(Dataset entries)
=-=-=-=-=
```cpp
static bool compact_launch(const RenderParams& P) {
    const double cam = std::sqrt(P.cam_org.x * P.cam_org.x + P.cam_org.y * P.cam_org.y + P.cam_org.z * P.cam_org.z);
    return (P.scene.fold_flags & kSceneCompact) != 0u && cam <= kCompactExtent;
}
static bool expanded_form_launch(const RenderParams& P) {
    const unsigned e = (P.scene.fold_flags >> kSceneAxisReachShift) & kSceneAxisReachMask;
    const double cam = std::sqrt(P.cam_org.x * P.cam_org.x + P.cam_org.y * P.cam_org.y + P.cam_org.z * P.cam_org.z);
    return e != 0u && cam <= std::ldexp(1.0, (int)e - 128);
}
// ... 14 lines not shown
#define RTM_AXIS_CASE(k, sig)                                                                                    \
    if (P.scene.n == k && P.scene.axis_pat == ((sig) & 0xFFFFu) && ((shared_k << kAxisSharedKShift) | pairs) == ((sig) & ~0xFFFFu) && axis) { \
        launch_tiles<MathFast, F, axis_unroll(k, sig), uint8_t, LDS_D, kTolWavesPerSimd>(P, grid, lds_pad, stream); \
        return;                                                                                                  \
    }
    if constexpr (kPairsShape) {
        RTM_AXIS_CASE(7, kAxisSigCornell7Pairs)
    }
    RTM_AXIS_CASE(7, kAxisSigCornell7Walls)
#undef RTM_AXIS_CASE
#define RTM_AXIS_CASE(k, sig)                                                                                    \
    if (P.scene.n == k && P.scene.axis_pat == sig && axis) {                                                     \
        launch_tiles<MathFast, F, axis_unroll(k, sig), uint8_t, LDS_D, kTolWavesPerSimd>(P, grid, lds_pad, stream); \
        return;                                                                                                  \
    }
    if constexpr ((F & kPackL) != 0) {
        RTM_AXIS_CASE(7, kAxisSigCornell7)
    } else {
        RTM_AXIS_SIGNATURES(RTM_AXIS_CASE)
        switch (P.scene.n) {
            case 3: launch_tiles<MathFast, F, -103, uint8_t, LDS_D, kTolWavesPerSimd>(P, grid, lds_pad, stream); return;
            case 5: launch_tiles<MathFast, F, -105, uint8_t, LDS_D, kTolWavesPerSimd>(P, grid, lds_pad, stream); return;
            case 7: launch_tiles<MathFast, F, -107, uint8_t, LDS_D, kTolWavesPerSimd>(P, grid, lds_pad, stream); return;
            default: break;
        }
    }
#undef RTM_AXIS_CASE
    if (P.scene.n < 8) launch_tiles<MathFast, F, -8, uint8_t, LDS_D, kTolWavesPerSimd>(P, grid, lds_pad, stream);
    else launch_tiles<MathFast, F, 8, uint8_t, LDS_D, kTolWavesPerSimd>(P, grid, lds_pad, stream);
}

template <unsigned F>
static void launch_row(const RenderParams& P, unsigned grid, size_t lds_pad, hipStream_t stream) {
    if (P.split > 1) {
        launch_n<F | kSplit>(P, P.split_first + P.n_tiles * P.split, lds_pad, stream);
        launch_split_finalize(P, stream);
    } else {
        launch_n<F>(P, grid, lds_pad, stream);
    }
    if constexpr ((F & kSteal) != 0) launch_steal_finalize(P, grid, stream);
}

__global__ void tol_math_probe_kernel(int op, const double* __restrict__ a, const double* __restrict__ b, size_t n,
                                      double* __restrict__ out, const double2* __restrict__ tab) {
    const size_t i = (size_t)blockIdx.x * blockDim.x + threadIdx.x;
    if (i >= n) return;
    if (op >= 52 && op <= 54) {
        const size_t j = i & ~(size_t)7;
        double bb = 0.0, D4 = 0.0;
        if (b && j + 7 < n) {
            const D3 org = d3(a[j], a[j + 1], a[j + 2]), dir = d3(a[j + 3], a[j + 4], a[j + 5]);
            const unsigned pat = (unsigned)b[j];
            const double c = b[j + 1];
            if (pat >= 1u && pat <= 3u) {
                if (op == 52) {
                    const double4 g = double4{pat == 1u ? c : 0.0, pat == 2u ? c : 0.0, pat == 3u ? c : 0.0, b[j + 2]};
                    sphere_disc_ref(g, pat, org, dir, AxisSharedRef(org, dir), bb, D4);
                } else {
                    const AxisShared A(org, dir);
                    sphere_disc(double4{}, AxisRow{c, b[j + 3], b[j + 4]}, pat, op == 54, A.oo + b[j + 4], org, dir, A, bb, D4);
                }
            }
        }
        out[i] = (i & 7) == 0 ? bb : (i & 7) == 1 ? D4 : 0.0;
        return;
    }
    if (op == 55 || op == 56 || op == 61 || op == 62) {
        const size_t j = i & ~(size_t)7;
        double dis = DBL_MAX;
        int hit = -1;
        bool fell_back = false, general = false, again = false;
        if (b && n >= 56 && j + 7 < n) {
            const D3 org = d3(a[j], a[j + 1], a[j + 2]), dir = d3(a[j + 3], a[j + 4], a[j + 5]);
            SceneGlobal sc{};
            sc.v.geom = reinterpret_cast<const double4*>(b);
            sc.v.n = 7;
            if (op == 55) sphere_chunk<MathFast, 7, SceneGlobal, false, kAxisSigCornell7Pairs>(sc, 0, org, dir, dis, hit, &fell_back);
            else if (op == 61) sphere_chunk<MathFast, 7, SceneGlobal, false, kAxisSigCornell7Pairs>(sc, 0, org, dir, dis, hit, &fell_back, &general, &again);
            else if (op == 62) sphere_chunk<MathFast, 7, SceneGlobal, false, kAxisSigCornell7Pairs, true>(sc, 0, org, dir, dis, hit, &fell_back, &general, &again);
            else sphere_chunk<MathFast, 7, SceneGlobal, false, kAxisSigCornell7Walls>(sc, 0, org, dir, dis, hit);
        }
        const bool f2 = op >= 61 ? general : fell_back, f3 = op >= 61 && fell_back;
        const unsigned s = (unsigned)(i & 7);
        out[i] = s == 0u ? dis : s == 1u ? (double)hit : s == 2u ? (f2 ? 1.0 : 0.0) : s == 3u ? (f3 ? 1.0 : 0.0) : s == 4u ? (again ? 1.0 : 0.0) : 0.0;
        return;
    }
    if (op == 57 || op == 58) {
        if (i * 8 + 7 >= n) return;
        const double* q = a + i * 8;
        const RngPixelKey pk{(uint32_t)q[0], (uint32_t)q[1]};
        RngStream st{(uint32_t)q[2], (uint32_t)q[3]};
        const uint32_t n_next = (uint32_t)q[4];
        const bool ended = q[5] != 0.0;
        uint32_t w[4] = {0u, 0u, 0u, 0u};
        (void)rng_next_mi(st);
        if (op == 57) {
            const RngStream m = rng_merged_mix(ended, pk, n_next, st);
            if (ended) {
                w[2] = m.ctr;
                w[3] = m.k1;
            } else {
                w[0] = rng_bits_to_mi(m.ctr);
                w[1] = (uint32_t)(rng_bits_to_u01(m.k1) * 16777216.0);
                w[2] = st.ctr + 2u * 0x9E3779B9u;
                w[3] = st.k1;
            }
        } else if (ended) {
            st = rng_open(pk, n_next);
            w[2] = st.ctr;
            w[3] = st.k1;
        } else {
            w[0] = rng_next_mi(st);
            w[1] = (uint32_t)(rng_next(st) * 16777216.0);
            w[2] = st.ctr;
            w[3] = st.k1;
        }
// ... 183 lines not shown
```

### raytracingmin_amd/csrc/rtm_render_kernel.h

```cpp
#pragma once
#include <type_traits>

#include "rtm_path.h"

namespace RTM_NS {

struct RenderParams {
    SceneView scene;
    int W, H, S, SS;
    int row_begin, row_end;
    int band_count, band_index;
    int tiles_x;
    int mode, max_bounces;
    unsigned total_samples;
    unsigned sample_begin, sample_end, seeded;
    double preview_scale;
    float rate;
    double dSS, dS;
    double inv_ss, inv_s;
    D3 cam_org, ax, by, cz;
    uint64_t seed_mult;
    double* __restrict__ out64;
    float* __restrict__ out32;
    uint8_t* __restrict__ out8;
// ... 1014 lines not shown
        }
    }

    if constexpr (PARK) acc = d3(park[0 * 64 + lane], park[1 * 64 + lane], park[2 * 64 + lane]);
    if (STEAL && whole) {
    } else if (whole) {
        int px, py;
        pixel_xy(px, py);
        store_pixel(P, (px < P.W) && (py < P.row_end), px, py, acc);
    } else if (n_first == P.sample_begin) {
        unsigned hf, split_tile;
        split_wave(hf, split_tile);
        double* dst = P.partial + (size_t)split_tile * 192 + lane;
        dst[0] = acc.x;
        dst[64] = acc.y;
        dst[128] = acc.z;
    }
    if (P.counters) {
        if constexpr (DEFER) {
            if (lane == 0) {
                atomicAdd(P.counters + 0, (unsigned long long)w_casts);
                atomicAdd(P.counters + 1, (unsigned long long)w_bounces);
                atomicAdd(P.counters + 2, (unsigned long long)w_draws);
            }
        } else {
            wave_add_counter(P.counters + 0, pc.casts);
            wave_add_counter(P.counters + 1, pc.bounces);
            wave_add_counter(P.counters + 2, pc.draws);
        }
        if (stack.overflow) atomicOr(P.counters + 3, 1ull);
    }
}

__global__ __launch_bounds__(256) void split_finalize_kernel(const RenderParams P) {
    extern __shared__ __attribute__((aligned(16))) unsigned char lds_raw[];
    double* slot = reinterpret_cast<double*>(lds_raw);
    unsigned* present = reinterpret_cast<unsigned*>(slot + (size_t)P.split_len * 64u * 3u);
    const int tid = threadIdx.x, lane = tid & 63, chan = tid >> 6;
    const unsigned tile = frame_tile(P, P.split_first + blockIdx.x);
    if (tile == ~0u) return;
    const int tx = tile % P.tiles_x, ty = tile / P.tiles_x;
    const int px = tx * 8 + (lane & 7), py = band_row(P, ty, lane >> 3);
    const bool valid = (px < P.W) && (py < P.row_end);
    const unsigned plane_sz = P.split_len * 64u;
    double acc = chan < 3 ? P.partial[(size_t)blockIdx.x * 192 + chan * 64 + lane] : 0.0;
    for (unsigned f = 1; f < P.split; ++f) {
        const unsigned char* rows = P.contrib + ((size_t)blockIdx.x * (P.split - 1u) + (f - 1u)) * P.split_len * kTermRowBytes;
        unsigned n_terms = P.split_counts[(size_t)blockIdx.x * (P.split - 1u) + (f - 1u)];
        n_terms = n_terms <= plane_sz ? n_terms : 0u;
        for (unsigned m = (unsigned)tid; m < P.split_len * 2u; m += 256u) present[m] = 0u;
        __syncthreads();
        for (unsigned e = (unsigned)tid; e < n_terms; e += 256u) {
            const unsigned char* row = rows + (size_t)(e >> 6) * kTermRowBytes;
            const double* v = reinterpret_cast<const double*>(row) + (e & 63u);
            const unsigned tag = reinterpret_cast<const unsigned short*>(row + 3 * 64 * sizeof(double))[e & 63u];
            if ((tag >> 6) >= P.split_len) continue;
            const unsigned at = (tag >> 6) * 64u + (tag & 63u);
            slot[at] = v[0];
            slot[plane_sz + at] = v[64];
            slot[2 * plane_sz + at] = v[128];
            atomicOr(&present[(tag >> 6) * 2u + ((tag >> 5) & 1u)], 1u << (tag & 31u));
        }
        __syncthreads();
        if (chan < 3) {
            const double* mine = slot + (size_t)chan * plane_sz + lane;
            const unsigned* bits = present + (lane >> 5);
            for (unsigned m = 0; m < P.split_len; ++m)
                if ((bits[m * 2u] >> (lane & 31)) & 1u) acc = acc + mine[m * 64u];
        }
        __syncthreads();
    }
    if (chan < 3) slot[chan * 64 + lane] = acc;
    __syncthreads();
    if (chan == 0) store_pixel(P, valid, px, py, d3(slot[lane], slot[64 + lane], slot[128 + lane]));
}

__global__ __launch_bounds__(64) void steal_finalize_kernel(const RenderParams P) {
    extern __shared__ __attribute__((aligned(16))) unsigned char lds_raw[];
    unsigned short* idx = reinterpret_cast<unsigned short*>(lds_raw);
    const int lane = threadIdx.x;
    const unsigned tile = blockIdx.x;
    const unsigned ftile = frame_tile(P, tile);
    if (ftile == ~0u) return;
    const int tx = ftile % P.tiles_x, ty = ftile / P.tiles_x;
    const int px = tx * 8 + (lane & 7), py = band_row(P, ty, lane >> 3);
    const bool valid = (px < P.W) && (py < P.row_end);
    const unsigned char* blk = P.steal_ws + (size_t)tile * steal_tile_bytes(P.steal_rows);
    unsigned n_terms = reinterpret_cast<const unsigned*>(blk)[0];
    unsigned end_own = reinterpret_cast<const unsigned short*>(blk + 128)[lane];
    n_terms = n_terms <= P.steal_rows * 64u ? n_terms : 0u;
    const unsigned floor_chk = P.sample_end > P.steal_depth ? P.sample_end - P.steal_depth : 0u;
    end_own = (n_terms != 0u && end_own >= floor_chk && end_own <= P.sample_end) ? end_own : P.sample_end;
    const double* part = reinterpret_cast<const double*>(blk + kStealHdrBytes) + lane;
    D3 acc = d3(part[0], part[64], part[128]);
    if (n_terms != 0u) {
        const unsigned total = P.sample_end;
        const unsigned floor_s = total > P.steal_depth ? total - P.steal_depth : 0u;
        const unsigned char* rows = blk + kStealHdrBytes + 3 * 64 * sizeof(double);
        for (unsigned k = (unsigned)lane; k < P.steal_depth * 32u; k += 64u) reinterpret_cast<unsigned*>(idx)[k] = 0xFFFFFFFFu;
        __syncthreads();
        for (unsigned e = (unsigned)lane; e < n_terms; e += 64u) {
            const unsigned tag = reinterpret_cast<const unsigned*>(rows + (size_t)(e >> 6) * kStealRowBytes + 3 * 64 * sizeof(double))[e & 63u];
            const unsigned ts = tag & 0xFFFFu, tv = (tag >> 16) & 63u;
            if (ts >= floor_s && ts < total) idx[(ts - floor_s) * 64u + tv] = (unsigned short)e;
        }
        __syncthreads();
        if (valid) {
            for (unsigned s = end_own; s < total; ++s) {
                const unsigned e = idx[(s - floor_s) * 64u + (unsigned)lane];
                if (e >= n_terms) continue;
                const double* v = reinterpret_cast<const double*>(rows + (size_t)(e >> 6) * kStealRowBytes) + (e & 63u);
                acc = acc + d3(v[0], v[64], v[128]);
            }
        }
    }
    store_pixel(P, valid, px, py, acc);
}

template <class M, unsigned F, int UNROLL, typename RecT, int LDS_D, int WPE>
void launch_tiles(RenderParams P, unsigned grid, size_t pad, hipStream_t stream) {
    const size_t lds = render_lds_bytes<F, RecT, LDS_D>(P.scene.n, lds_rows_for(UNROLL), pad, &P.unit_tab);
    render_tiles_kernel<M, F, UNROLL, RecT, LDS_D, WPE><<<grid, 64, lds, stream>>>(P);
}
inline void launch_split_finalize(const RenderParams& P, hipStream_t stream) {
    split_finalize_kernel<<<P.n_tiles, 256, (size_t)P.split_len * (64 * 3 * sizeof(double) + 2 * sizeof(unsigned)), stream>>>(P);
}
inline void launch_steal_finalize(const RenderParams& P, unsigned grid, hipStream_t stream) {
    const unsigned n_whole = P.split > 1 ? P.split_first : grid;
    if (n_whole) steal_finalize_kernel<<<n_whole, 64, (size_t)P.steal_depth * 64 * sizeof(unsigned short), stream>>>(P);
}

__global__ __launch_bounds__(64) void prim_prepass_kernel(const RenderParams P, unsigned long long* __restrict__ masks,
                                                          double* __restrict__ dirs) {
    const int lane = threadIdx.x;
    const unsigned tile = blockIdx.x;
    const unsigned ftile = frame_tile(P, tile);
    if (ftile == ~0u) return;
    auto store_dir = [&](const unsigned sub, const D3 d) {
        const unsigned all_s = (unsigned)(P.SS * P.SS);
        double* q = dirs + ((size_t)tile * all_s + sub) * 192 + (unsigned)lane;
        constexpr int kStep = 64;
        __builtin_nontemporal_store(d.x, q);
        __builtin_nontemporal_store(d.y, q + kStep);
        __builtin_nontemporal_store(d.z, q + 2 * kStep);
    };
    const int x = (int)(ftile % (unsigned)P.tiles_x) * 8 + (lane & 7);
    const int y = band_row(P, (int)(ftile / (unsigned)P.tiles_x), lane >> 3);
    const double cam[9] = {P.ax.x, P.ax.y, P.ax.z, P.by.x, P.by.y, P.by.z, P.cz.x, P.cz.y, P.cz.z};
    [[maybe_unused]] unsigned long long mask = 0ull;
    const unsigned all = (unsigned)(P.SS * P.SS);
    const unsigned sub_end = (P.sample_end - 1u) / (unsigned)P.S + 2u;
    for (unsigned sub = P.sample_begin / (unsigned)P.S; sub < (sub_end < all ? sub_end : all); ++sub) {
        if (dirs == nullptr && (masks == nullptr || sub >= 64u)) break;
        const D3 d = primary_dir_lds(P, cam, x, y, (int)(sub / (unsigned)P.SS) + 1, (int)(sub % (unsigned)P.SS) + 1);
#if RTM_TOL
        if (masks != nullptr && sub < 64u) {
            SceneGlobal sc;
            sc.v = P.scene;
            mask |= primary_tie_risk(sc, P.cam_org, d) ? (1ull << sub) : 0ull;
        }
#endif
        if (dirs != nullptr) store_dir(sub, d);
// ... 8 lines not shown
```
=-=-=-=-=
▶ _Your objective_:
The lines sought are those in the data above that include the string "threadIdx"; copy each one.

▶ _Exercise response_:
    const size_t i = (size_t)blockIdx.x * blockDim.x + threadIdx.x;
    const int tid = threadIdx.x, lane = tid & 63, chan = tid >> 6;
    const int lane = threadIdx.x;
    const int lane = threadIdx.x;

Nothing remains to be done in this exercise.